Dissertators need permission from ourselves, and permission for our departments that this path can lead to success, and I think as dissertations like mine and guidelines like GMU's proliferate, more students will find this permission.

Dissertators also need more environments that let them take risks and that recognize that these risks are not just intellectual ones, but personal risks involving being able to provide for yourself and your family, pay down student loans, and find a job that will let you be happy.
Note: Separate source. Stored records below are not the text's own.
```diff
diff --git a/mac_amd/csrc/options.h b/mac_amd/csrc/options.h
--- a/mac_amd/csrc/options.h
+++ b/mac_amd/csrc/options.h
@@ -21,7 +21,9 @@
     X(lob_patience) X(lob_small_s) X(lob_fuse)                                                                                     \
      \
     X(sel_small) X(sel_fuse) X(asm_g) X(asm_maxgrid) X(vbudget_mb) X(vcap) X(lanes) X(lane_vbudget_mb) X(lane_queues) X(shard_eig) X(ipc_panel) \
-    X(rccl_timeout_s)
+    X(rccl_timeout_s)                                                                                                              \
+              \
+    X(fold_aux)
 
 enum OptId {
 #define X(n) kOpt_##n,
diff --git a/mac_amd/csrc/panel_u.h b/mac_amd/csrc/panel_u.h
--- a/mac_amd/csrc/panel_u.h
+++ b/mac_amd/csrc/panel_u.h
@@ -316,4 +316,35 @@
     }
 }
 
-}
+__global__ __launch_bounds__(kBlock) void k_land_weight_init_u(const double* __restrict__ f, const double* __restrict__ pmax, int npart,
+                                                               const double* src, double* z, double p, double floor_w,
+                                                               PipeView L, PanU U, int epoch) {
+    __shared__ double sm[4];
+    double m = 0.0;
+    for (int i = threadIdx.x; i < npart; i += kBlock) m = fmax(m, pmax[i]);
+    m = block_max(m, sm);
+    double s1 = 0.0, s2 = 0.0;
+    for (int r = blockIdx.x * kBlock + threadIdx.x; r < L.n; r += gridDim.x * kBlock) {
+        double t;
+        {
+#pragma clang fp contract(off)
+            t = m > 0.0 ? src[r] * land_weight(f[r], m, p, floor_w) : src[r];
+        }
+        z[r] = t;
+        U.U0[r] = t;
+        s1 += t; s2 += t * t;
+    }
+    s1 = block_sum(s1, sm); s2 = block_sum(s2, sm);
+    if (threadIdx.x == 0) {
+        for (int q = 0; q < kNP; ++q) L.part[q * kMaxGrid + blockIdx.x] = 0.0;
+        L.part[0 * kMaxGrid + blockIdx.x] = s2;
+        L.part[3 * kMaxGrid + blockIdx.x] = s1;
+        if (blockIdx.x == 0) {
+            L.st->jA = 0; L.st->jN = 0; L.st->epoch = epoch;
+            U.sig[0] = 0.0; U.sig[1] = 0.0;
+            U.U0[L.n] = 0.0; U.U0[L.n + 1] = 0.0; U.U1[L.n] = 0.0; U.U1[L.n + 1] = 0.0;
+        }
+    }
+}
+
+}
diff --git a/mac_amd/csrc/solver.h b/mac_amd/csrc/solver.h
--- a/mac_amd/csrc/solver.h
+++ b/mac_amd/csrc/solver.h
@@ -251,14 +251,15 @@
         }
         k_pan_rowop<Op><<<grid, kBlock, 0, stream>>>(panv, x, op);
     }
-    int landscape_start(const CsrView& A, const SpmvPlan& pl) {
+    int landscape_start(const CsrView& A, const SpmvPlan& pl, const double* src, const SpmvPlan* init = nullptr) {
         const int sweeps = std::min(16, OPT(start_land, 3));
         if (sweeps <= 0) return MACHIP_OK;
         const double pw = (double)std::max(1, OPT(start_pow, 128));
         int gmax = pl.grid;
         const double* f = landscape_field(A, pl, sweeps, &gmax);
         const double floor_w = 1e-6 * (double)std::max(0, OPT(start_floor_e6, 1000));
-        k_land_weight<<<vgrid(), kBlock, 0, stream>>>(f, part_c, gmax, u, n, pw, floor_w);
+        if (init) k_land_weight_init_u<<<init->grid, kBlock, 0, stream>>>(f, part_c, gmax, src, u, pw, floor_w, pview(*init), pu, (int)epoch);
+        else k_land_weight<<<vgrid(), kBlock, 0, stream>>>(f, part_c, gmax, src, u, n, pw, floor_w);
         HIP_TRY(hipGetLastError());
         return MACHIP_OK;
     }
@@ -333,7 +334,7 @@
         const PanPlan sh = plan_panel(opt, n, 0, 1, true, (long)csr_cap, true, OPT(stream, 1) != 0);
         if (!sh.on) return MACHIP_OK;
         ST_TRY(pan_row_buffers(sh, sh.band));
-        HIP_TRY(hipMemsetAsync(panv.ovf, 0, sizeof(int), stream));
+        if (OPT(fold_aux, 1) == 0) HIP_TRY(hipMemsetAsync(panv.ovf, 0, sizeof(int), stream));
         out->NP = sh.NP; out->C = sh.C; out->band = sh.band ? 1 : 0;
         out->ps = panv.ps; out->bd = panv.bd; out->bpk = panv.bpk; out->ovf = panv.ovf;
         pan_rows_ready = true; pan_rows_NP = sh.NP; pan_rows_C = sh.C; pan_rows_band = sh.band;
@@ -1217,11 +1218,14 @@
         if (warm && land_ok && warm_skip > 0) { --warm_skip; warm = false; }
         const bool warm_probe = warm && land_ok;
         double start_overlap = -1.0;
+        const bool fold = OPT(fold_aux, 1) != 0;
+        const double* land_src = u;
         if (warm) {
             if (pmode_early) begin_src = yvec;
             else HIP_TRY(hipMemcpyAsync(u, yvec, sizeof(double) * (size_t)n, hipMemcpyDeviceToDevice, stream));
         } else if (have_start) {
             if (pmode_early) begin_src = start;
+            else if (fold && land_ok) land_src = start;
             else HIP_TRY(hipMemcpyAsync(u, start, sizeof(double) * (size_t)n, hipMemcpyDeviceToDevice, stream));
         } else {
             k_fill_start<<<g2, kBlock, 0, stream>>>(u, n, 0x1234567ull);
@@ -1289,7 +1293,13 @@
             }
         }
         pan_live = pan.on && pan_u;
-        if (!warm && land_ok) ST_TRY(landscape_start(A, landscape_plan(nnz)));
+        bool seq_started = false;
+        if (!warm && land_ok) {
+            const bool with_init = fold && pan_u && precision == 0 && !shard && !ipc && !classic;
+            if (with_init) ++epoch;
+            ST_TRY(landscape_start(A, landscape_plan(nnz), land_src, with_init ? &pp : nullptr));
+            seq_started = with_init;
+        }
         {
             const int vk = std::max(0, std::min(7, (int)pp.variant));
             cur_launch_us = launch_us_hist[vk] > 0.0 ? launch_us_hist[vk] : (pp.variant == kPanel ? 8.0 : 4.2 + 2e-6 * (double)nnz);
@@ -1330,9 +1340,12 @@
                 ++epoch;
                 k_pipe_init<<<pp.grid, kBlock, 0, stream>>>(pview<float>(pp), u, (int)epoch);
             } else {
-                ++epoch;
-                if (pan_u) k_pipe_init_u<<<pp.grid, kBlock, 0, stream>>>(L, pu, u, (int)epoch);
-                else k_pipe_init<<<pp.grid, kBlock, 0, stream>>>(L, u, (int)epoch);
+                if (seq_started) seq_started = false;
+                else {
+                    ++epoch;
+                    if (pan_u) k_pipe_init_u<<<pp.grid, kBlock, 0, stream>>>(L, pu, u, (int)epoch);
+                    else k_pipe_init<<<pp.grid, kBlock, 0, stream>>>(L, u, (int)epoch);
+                }
                 if (shard && pp.variant == kVec) {
                     seq_sharded = true; seq_plan = pp;
                     ST_TRY(shard_broadcast_init());
```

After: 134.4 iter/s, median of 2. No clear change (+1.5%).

As departments begin to support more diverse forms of doctoral scholarship, I hope we can use sessions like this one to discuss how the greater scholarly ecosystem of universities, libraries, publishers, and others can contribute to supporting these innovators once they’ve graduated.

Q&A

My talk was followed by remarks from my dissertation advisor, Matthew Kirschenbaum, who himself defended one of the very first digital literature dissertations; we also had lots of time for audience discussion, as well as time for me to note some of the specific privileges I alluded to in the main talk (e.g. my working at a major, on-campus DH center since halfway through my master's degree; experience teaching myself technical skills; active interest in an alternative academic career). Unfortunately the microphone wasn't working, but I captured the following notes:

  • Matt emphasized that (despite what might be most entertaining to hear), there was no "backroom drama" to my dissertation: administration throughout my university was welcoming to our approach of presenting a succinct, clear explanation of the necessity of my methods and form.
  • Matt noted that language and expectations at the department level still expect written chapters (e.g. a departmental award asks that the any dissertations nominated for the prize be submitted as "an electronic copy of the whole dissertation in PDF form").
  • Audience question: My (Amanda's) dissertation was collaborative in terms of building on and recognizing others' code, but what about truly networked dissertations—dissertations that succeed as members of a group of dissertating researchers? One answer: The UVa Scholars' Lab Praxis Program (which supports a team of fellows through real collaborative work on a DH project) might be a place to look for such connected dissertation in the near future, especially since the program realistically allows team members to each focus on different DH roles that fit their interests and background.
  • Audience question: What is the responsibility of scholars who create public/participatory projects (like InfiniteUlysses.com) as their dissertation—should they be expected to maintain and build on this work through to the time of their tenure case? Should a failure to do so be a mark against their scholarship? One answer: Responsibility and care for the audience of your research should be marks in favor of your evaluated scholarship, especially for scholarship that is consciously public-serving. While keeping in mind that the emotional labor and capacity to support such projects can be difficult and requires certain privileges, having a plan in place for the longterm existence of your scholarship is an aspect of good research (even if that's "I'm being very public about this site only lasting online for one year and I'll post clear directions for users to export their work/data"...)
  • Audience question: How can libraries/university repositories help preserve digital humanities dissertations? (Some answers: Be aware that ProQuest will let you ingest things like web sites, code, and audio. But this is really the same problem that DH centers face with everyone project, and there's no one-size-fits-all answer with such experimental websites.)
  • Audience question: What can librarians do to support digital dissertations before and during the dissertation? One answer: serve as advocates and translators for students seeking to innovate, e.g. accompany students when they meet with their department to discuss their format, and help the student establish historical scholarly precedents for their work.